▼

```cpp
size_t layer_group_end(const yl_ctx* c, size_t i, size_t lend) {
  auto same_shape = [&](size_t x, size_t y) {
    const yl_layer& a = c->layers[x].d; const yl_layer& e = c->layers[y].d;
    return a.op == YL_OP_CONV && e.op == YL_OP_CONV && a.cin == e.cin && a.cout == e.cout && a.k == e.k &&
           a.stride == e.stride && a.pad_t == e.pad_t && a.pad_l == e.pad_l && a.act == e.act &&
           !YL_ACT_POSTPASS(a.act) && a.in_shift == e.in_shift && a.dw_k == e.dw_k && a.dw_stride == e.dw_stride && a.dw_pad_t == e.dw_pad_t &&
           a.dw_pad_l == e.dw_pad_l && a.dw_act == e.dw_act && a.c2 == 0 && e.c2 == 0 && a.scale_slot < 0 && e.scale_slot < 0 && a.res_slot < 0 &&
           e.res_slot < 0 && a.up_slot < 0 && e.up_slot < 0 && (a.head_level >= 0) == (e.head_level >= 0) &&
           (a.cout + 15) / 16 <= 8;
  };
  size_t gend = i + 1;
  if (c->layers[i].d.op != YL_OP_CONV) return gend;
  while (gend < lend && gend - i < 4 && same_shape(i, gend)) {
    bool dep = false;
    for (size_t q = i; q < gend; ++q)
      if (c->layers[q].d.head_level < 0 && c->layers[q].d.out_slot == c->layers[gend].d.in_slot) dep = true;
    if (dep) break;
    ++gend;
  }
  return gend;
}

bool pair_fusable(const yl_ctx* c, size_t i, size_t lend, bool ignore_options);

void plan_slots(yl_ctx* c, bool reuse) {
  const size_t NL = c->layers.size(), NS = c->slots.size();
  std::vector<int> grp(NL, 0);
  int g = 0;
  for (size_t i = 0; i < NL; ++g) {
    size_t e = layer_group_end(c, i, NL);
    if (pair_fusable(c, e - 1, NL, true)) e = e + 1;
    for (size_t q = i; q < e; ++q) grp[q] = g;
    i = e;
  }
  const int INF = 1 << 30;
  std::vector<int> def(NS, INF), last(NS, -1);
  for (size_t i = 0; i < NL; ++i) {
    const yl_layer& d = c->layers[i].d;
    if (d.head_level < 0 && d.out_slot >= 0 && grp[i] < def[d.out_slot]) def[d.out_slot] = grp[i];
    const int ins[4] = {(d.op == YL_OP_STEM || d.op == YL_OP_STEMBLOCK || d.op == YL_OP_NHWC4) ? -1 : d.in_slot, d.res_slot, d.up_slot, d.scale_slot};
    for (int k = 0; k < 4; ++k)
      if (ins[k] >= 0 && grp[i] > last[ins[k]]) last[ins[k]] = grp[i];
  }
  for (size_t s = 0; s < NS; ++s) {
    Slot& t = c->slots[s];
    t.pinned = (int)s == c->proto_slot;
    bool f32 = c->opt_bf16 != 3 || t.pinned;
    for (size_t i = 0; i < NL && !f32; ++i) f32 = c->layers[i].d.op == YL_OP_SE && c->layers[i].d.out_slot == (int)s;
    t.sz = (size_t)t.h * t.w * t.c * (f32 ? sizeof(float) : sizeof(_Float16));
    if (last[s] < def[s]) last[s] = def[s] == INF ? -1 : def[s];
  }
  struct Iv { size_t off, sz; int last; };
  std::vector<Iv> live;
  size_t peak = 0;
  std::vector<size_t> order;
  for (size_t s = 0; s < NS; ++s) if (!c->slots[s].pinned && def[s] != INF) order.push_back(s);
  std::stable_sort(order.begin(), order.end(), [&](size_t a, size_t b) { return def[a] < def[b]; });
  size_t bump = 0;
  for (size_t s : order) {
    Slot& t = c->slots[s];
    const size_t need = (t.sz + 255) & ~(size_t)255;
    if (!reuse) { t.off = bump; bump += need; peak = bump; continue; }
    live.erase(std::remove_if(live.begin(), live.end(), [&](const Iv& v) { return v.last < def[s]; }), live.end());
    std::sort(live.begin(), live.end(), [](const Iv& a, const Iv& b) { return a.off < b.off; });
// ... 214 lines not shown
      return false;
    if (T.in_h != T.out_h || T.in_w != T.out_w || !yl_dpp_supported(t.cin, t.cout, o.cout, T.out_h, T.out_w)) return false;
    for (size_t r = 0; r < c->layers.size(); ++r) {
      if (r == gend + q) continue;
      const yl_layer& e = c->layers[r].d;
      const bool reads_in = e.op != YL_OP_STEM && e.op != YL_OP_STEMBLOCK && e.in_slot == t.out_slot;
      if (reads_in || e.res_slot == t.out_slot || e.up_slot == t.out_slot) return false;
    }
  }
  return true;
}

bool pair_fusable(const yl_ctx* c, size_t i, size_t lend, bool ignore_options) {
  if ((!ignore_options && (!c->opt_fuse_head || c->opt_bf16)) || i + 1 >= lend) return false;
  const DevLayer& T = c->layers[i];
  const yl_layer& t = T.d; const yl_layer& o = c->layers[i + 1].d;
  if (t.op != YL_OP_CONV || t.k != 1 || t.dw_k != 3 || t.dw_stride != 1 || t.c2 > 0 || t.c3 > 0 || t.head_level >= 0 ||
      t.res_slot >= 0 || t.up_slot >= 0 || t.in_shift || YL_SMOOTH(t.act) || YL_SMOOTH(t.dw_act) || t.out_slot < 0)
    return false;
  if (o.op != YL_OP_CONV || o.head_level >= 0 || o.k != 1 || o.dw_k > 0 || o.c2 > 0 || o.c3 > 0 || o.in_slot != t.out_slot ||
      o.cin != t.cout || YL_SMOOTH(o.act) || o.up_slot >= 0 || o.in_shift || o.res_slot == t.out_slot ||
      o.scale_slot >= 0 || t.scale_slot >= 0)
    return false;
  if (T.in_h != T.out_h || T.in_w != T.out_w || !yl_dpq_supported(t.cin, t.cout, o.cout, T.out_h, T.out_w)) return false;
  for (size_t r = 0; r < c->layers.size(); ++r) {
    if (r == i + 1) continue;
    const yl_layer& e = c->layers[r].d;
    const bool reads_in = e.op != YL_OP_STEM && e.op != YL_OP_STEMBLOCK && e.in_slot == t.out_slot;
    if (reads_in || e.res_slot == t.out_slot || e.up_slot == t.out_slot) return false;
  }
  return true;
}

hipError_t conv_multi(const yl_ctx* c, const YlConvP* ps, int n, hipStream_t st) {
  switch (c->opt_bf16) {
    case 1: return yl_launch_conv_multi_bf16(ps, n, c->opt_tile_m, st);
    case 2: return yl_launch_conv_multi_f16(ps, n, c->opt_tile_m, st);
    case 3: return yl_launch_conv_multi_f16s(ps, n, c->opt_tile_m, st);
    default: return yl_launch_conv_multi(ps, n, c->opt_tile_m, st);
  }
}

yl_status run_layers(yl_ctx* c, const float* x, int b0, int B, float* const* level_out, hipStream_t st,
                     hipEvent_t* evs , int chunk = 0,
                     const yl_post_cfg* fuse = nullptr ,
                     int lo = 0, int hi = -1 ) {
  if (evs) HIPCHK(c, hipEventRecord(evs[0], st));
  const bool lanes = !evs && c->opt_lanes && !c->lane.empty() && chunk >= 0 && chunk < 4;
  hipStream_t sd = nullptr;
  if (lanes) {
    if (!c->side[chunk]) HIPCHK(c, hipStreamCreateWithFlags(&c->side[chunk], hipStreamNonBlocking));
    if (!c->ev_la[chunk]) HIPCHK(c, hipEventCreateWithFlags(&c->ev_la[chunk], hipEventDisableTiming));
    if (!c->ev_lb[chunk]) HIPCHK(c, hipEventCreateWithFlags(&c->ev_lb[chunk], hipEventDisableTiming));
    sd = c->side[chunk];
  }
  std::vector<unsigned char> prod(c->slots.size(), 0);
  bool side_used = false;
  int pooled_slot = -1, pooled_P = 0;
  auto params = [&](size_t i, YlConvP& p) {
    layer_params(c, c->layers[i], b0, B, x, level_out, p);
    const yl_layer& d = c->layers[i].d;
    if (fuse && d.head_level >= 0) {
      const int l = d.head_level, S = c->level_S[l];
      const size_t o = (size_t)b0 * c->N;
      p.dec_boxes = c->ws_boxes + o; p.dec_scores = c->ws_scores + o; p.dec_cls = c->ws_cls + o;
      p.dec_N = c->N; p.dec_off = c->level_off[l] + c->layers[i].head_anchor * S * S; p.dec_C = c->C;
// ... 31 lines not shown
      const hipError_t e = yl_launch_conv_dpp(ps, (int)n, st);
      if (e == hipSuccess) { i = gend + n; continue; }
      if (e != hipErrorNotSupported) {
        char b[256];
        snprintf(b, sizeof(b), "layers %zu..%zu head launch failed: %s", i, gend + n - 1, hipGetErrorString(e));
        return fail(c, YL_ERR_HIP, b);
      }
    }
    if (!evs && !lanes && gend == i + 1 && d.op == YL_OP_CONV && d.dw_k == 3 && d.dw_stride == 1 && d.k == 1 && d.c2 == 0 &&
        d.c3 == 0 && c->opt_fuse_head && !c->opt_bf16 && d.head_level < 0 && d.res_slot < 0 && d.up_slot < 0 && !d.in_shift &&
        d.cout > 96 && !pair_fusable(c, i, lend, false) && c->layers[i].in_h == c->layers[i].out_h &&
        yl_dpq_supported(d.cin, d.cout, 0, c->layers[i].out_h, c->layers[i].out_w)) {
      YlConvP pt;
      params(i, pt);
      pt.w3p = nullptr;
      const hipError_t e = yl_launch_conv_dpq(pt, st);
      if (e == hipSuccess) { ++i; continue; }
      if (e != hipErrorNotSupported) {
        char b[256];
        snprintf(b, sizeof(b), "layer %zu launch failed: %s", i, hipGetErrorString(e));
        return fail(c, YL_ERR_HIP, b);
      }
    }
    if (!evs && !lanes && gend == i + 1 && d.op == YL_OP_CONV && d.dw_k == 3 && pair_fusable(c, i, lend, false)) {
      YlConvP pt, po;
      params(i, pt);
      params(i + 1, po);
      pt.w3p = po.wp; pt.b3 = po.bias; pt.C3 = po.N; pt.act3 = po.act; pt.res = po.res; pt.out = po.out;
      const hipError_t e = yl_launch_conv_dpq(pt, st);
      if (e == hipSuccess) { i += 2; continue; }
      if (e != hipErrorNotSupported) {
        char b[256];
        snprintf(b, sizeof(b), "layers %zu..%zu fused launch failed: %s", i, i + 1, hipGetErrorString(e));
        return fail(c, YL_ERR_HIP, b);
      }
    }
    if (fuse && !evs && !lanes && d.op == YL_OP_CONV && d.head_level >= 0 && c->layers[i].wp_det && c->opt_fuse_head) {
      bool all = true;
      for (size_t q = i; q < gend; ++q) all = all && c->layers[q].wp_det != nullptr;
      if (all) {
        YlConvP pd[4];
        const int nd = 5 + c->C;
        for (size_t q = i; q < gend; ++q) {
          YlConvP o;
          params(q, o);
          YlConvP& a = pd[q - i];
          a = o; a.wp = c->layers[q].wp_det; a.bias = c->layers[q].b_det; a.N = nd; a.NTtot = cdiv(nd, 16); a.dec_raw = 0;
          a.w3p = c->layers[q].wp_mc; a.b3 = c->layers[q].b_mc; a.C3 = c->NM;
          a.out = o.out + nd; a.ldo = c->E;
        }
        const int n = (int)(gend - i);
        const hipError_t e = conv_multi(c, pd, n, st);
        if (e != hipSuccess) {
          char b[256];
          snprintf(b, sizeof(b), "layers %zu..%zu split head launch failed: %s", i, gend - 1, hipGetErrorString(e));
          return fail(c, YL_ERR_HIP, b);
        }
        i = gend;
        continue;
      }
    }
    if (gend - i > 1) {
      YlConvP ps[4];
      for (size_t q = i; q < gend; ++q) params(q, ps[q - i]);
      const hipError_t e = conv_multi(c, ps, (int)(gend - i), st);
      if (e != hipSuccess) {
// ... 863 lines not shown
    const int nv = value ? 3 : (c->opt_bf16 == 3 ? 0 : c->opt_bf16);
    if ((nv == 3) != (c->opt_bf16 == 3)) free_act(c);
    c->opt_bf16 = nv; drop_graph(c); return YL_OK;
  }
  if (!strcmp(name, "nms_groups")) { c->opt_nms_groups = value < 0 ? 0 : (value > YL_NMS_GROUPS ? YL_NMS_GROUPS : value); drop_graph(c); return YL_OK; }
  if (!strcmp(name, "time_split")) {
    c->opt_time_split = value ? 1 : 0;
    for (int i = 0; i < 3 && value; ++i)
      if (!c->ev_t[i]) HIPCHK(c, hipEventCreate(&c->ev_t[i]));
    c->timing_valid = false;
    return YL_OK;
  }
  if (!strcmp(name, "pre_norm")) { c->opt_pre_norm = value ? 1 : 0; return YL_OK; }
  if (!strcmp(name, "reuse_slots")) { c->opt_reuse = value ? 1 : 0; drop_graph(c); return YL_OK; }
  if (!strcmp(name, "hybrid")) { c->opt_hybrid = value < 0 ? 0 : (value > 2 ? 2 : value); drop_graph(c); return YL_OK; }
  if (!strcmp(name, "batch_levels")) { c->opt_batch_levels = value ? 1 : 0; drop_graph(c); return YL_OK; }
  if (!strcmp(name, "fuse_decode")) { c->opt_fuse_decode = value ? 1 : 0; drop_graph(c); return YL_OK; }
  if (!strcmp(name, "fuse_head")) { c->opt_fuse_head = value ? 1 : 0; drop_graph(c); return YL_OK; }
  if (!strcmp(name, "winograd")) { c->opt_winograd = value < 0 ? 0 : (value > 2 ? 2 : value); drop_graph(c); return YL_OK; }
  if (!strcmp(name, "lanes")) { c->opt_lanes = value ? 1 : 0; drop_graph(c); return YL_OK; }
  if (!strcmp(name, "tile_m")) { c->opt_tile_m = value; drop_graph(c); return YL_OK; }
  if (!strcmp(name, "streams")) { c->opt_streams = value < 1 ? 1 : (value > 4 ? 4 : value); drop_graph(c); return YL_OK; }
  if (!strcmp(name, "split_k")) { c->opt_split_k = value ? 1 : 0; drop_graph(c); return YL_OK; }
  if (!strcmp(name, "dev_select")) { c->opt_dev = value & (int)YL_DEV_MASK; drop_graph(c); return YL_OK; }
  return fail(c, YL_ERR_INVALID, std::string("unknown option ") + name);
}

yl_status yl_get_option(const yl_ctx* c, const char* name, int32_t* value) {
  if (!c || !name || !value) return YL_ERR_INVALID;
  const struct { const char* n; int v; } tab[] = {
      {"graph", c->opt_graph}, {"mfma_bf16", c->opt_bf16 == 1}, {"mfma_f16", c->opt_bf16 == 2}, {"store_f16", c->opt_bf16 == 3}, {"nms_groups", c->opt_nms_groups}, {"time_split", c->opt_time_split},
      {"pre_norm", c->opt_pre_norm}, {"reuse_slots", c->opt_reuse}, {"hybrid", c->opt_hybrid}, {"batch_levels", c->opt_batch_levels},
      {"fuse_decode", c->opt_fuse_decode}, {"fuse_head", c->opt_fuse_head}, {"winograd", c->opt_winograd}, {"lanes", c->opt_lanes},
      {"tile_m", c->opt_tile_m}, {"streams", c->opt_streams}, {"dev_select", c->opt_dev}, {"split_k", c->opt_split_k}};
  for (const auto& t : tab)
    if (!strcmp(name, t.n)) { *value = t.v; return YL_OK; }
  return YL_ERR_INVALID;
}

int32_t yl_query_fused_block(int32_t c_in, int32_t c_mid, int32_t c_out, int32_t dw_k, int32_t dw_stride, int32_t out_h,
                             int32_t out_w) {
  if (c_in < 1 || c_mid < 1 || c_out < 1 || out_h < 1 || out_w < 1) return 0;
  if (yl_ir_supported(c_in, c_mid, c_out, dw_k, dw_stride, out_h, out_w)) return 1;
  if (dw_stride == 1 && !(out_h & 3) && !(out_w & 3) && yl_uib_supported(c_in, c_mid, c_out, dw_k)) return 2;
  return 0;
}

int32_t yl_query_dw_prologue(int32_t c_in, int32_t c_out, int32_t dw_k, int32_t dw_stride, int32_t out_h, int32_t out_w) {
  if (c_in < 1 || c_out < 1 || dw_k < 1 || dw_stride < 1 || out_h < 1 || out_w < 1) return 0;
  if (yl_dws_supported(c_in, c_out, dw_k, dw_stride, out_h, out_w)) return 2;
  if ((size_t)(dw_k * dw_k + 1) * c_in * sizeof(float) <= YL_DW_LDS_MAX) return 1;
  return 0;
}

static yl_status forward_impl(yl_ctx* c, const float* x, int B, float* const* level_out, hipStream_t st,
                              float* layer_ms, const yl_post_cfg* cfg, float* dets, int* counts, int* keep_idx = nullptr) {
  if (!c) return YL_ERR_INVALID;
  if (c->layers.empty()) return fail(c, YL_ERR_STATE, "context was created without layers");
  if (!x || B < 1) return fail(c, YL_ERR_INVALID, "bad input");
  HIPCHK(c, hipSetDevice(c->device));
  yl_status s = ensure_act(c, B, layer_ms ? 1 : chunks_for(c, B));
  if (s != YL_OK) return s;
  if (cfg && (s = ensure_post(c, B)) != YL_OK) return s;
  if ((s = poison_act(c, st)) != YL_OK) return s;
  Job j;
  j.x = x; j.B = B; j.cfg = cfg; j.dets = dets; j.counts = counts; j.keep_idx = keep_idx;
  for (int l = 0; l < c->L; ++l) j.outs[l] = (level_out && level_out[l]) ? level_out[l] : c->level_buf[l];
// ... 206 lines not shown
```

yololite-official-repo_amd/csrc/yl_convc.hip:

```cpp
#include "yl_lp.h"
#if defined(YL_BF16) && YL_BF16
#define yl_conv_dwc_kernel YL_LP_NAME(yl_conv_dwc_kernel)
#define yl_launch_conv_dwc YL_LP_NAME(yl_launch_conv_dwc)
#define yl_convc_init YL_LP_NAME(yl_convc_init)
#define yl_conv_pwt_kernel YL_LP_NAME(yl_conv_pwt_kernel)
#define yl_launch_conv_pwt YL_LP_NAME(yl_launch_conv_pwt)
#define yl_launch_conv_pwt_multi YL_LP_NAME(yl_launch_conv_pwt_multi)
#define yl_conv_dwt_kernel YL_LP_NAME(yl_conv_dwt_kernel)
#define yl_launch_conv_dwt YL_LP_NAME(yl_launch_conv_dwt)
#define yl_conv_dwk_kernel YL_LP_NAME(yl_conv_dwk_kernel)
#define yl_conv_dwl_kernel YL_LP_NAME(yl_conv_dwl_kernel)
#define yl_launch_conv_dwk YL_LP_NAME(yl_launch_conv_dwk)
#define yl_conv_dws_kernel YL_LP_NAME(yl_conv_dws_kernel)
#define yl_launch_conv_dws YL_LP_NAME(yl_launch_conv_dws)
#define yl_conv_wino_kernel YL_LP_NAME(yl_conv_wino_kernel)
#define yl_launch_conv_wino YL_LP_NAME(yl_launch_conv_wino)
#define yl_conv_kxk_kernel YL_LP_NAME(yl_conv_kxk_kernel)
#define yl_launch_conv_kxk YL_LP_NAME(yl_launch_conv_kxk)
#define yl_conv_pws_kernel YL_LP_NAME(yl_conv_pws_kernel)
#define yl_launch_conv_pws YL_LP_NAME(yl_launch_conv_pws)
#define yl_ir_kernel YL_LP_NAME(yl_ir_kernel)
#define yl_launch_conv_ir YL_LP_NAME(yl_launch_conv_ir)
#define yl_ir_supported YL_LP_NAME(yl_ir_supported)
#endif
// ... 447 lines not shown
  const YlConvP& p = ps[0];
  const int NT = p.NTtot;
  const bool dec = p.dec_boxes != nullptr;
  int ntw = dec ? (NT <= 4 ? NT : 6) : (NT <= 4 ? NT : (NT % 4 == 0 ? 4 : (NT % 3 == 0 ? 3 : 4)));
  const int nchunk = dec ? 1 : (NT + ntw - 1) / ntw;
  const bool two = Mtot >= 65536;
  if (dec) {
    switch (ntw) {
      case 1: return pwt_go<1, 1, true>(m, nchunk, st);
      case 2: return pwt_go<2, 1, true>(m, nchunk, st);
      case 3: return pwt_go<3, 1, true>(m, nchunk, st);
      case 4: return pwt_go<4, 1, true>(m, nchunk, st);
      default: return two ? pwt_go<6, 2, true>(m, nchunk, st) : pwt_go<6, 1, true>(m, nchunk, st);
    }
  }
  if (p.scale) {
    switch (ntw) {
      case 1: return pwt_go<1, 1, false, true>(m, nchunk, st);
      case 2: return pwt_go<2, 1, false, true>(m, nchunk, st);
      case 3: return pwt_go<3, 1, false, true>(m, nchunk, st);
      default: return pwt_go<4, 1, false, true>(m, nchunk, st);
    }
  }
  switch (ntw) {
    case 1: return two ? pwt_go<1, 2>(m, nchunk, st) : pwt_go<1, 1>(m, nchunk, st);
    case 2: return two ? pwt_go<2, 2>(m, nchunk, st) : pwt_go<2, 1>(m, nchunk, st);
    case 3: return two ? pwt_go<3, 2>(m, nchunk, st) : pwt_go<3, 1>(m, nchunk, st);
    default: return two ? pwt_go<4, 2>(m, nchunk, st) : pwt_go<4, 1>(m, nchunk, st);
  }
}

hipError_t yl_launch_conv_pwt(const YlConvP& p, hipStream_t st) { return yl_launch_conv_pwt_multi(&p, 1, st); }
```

▲

▸ **The problem**: Identify the lines of the data that contain the word "hipEventDisableTiming". Copy each of them.

▸ **Result**:
    if (!c->ev_la[chunk]) HIPCHK(c, hipEventCreateWithFlags(&c->ev_la[chunk], hipEventDisableTiming));
    if (!c->ev_lb[chunk]) HIPCHK(c, hipEventCreateWithFlags(&c->ev_lb[chunk], hipEventDisableTiming));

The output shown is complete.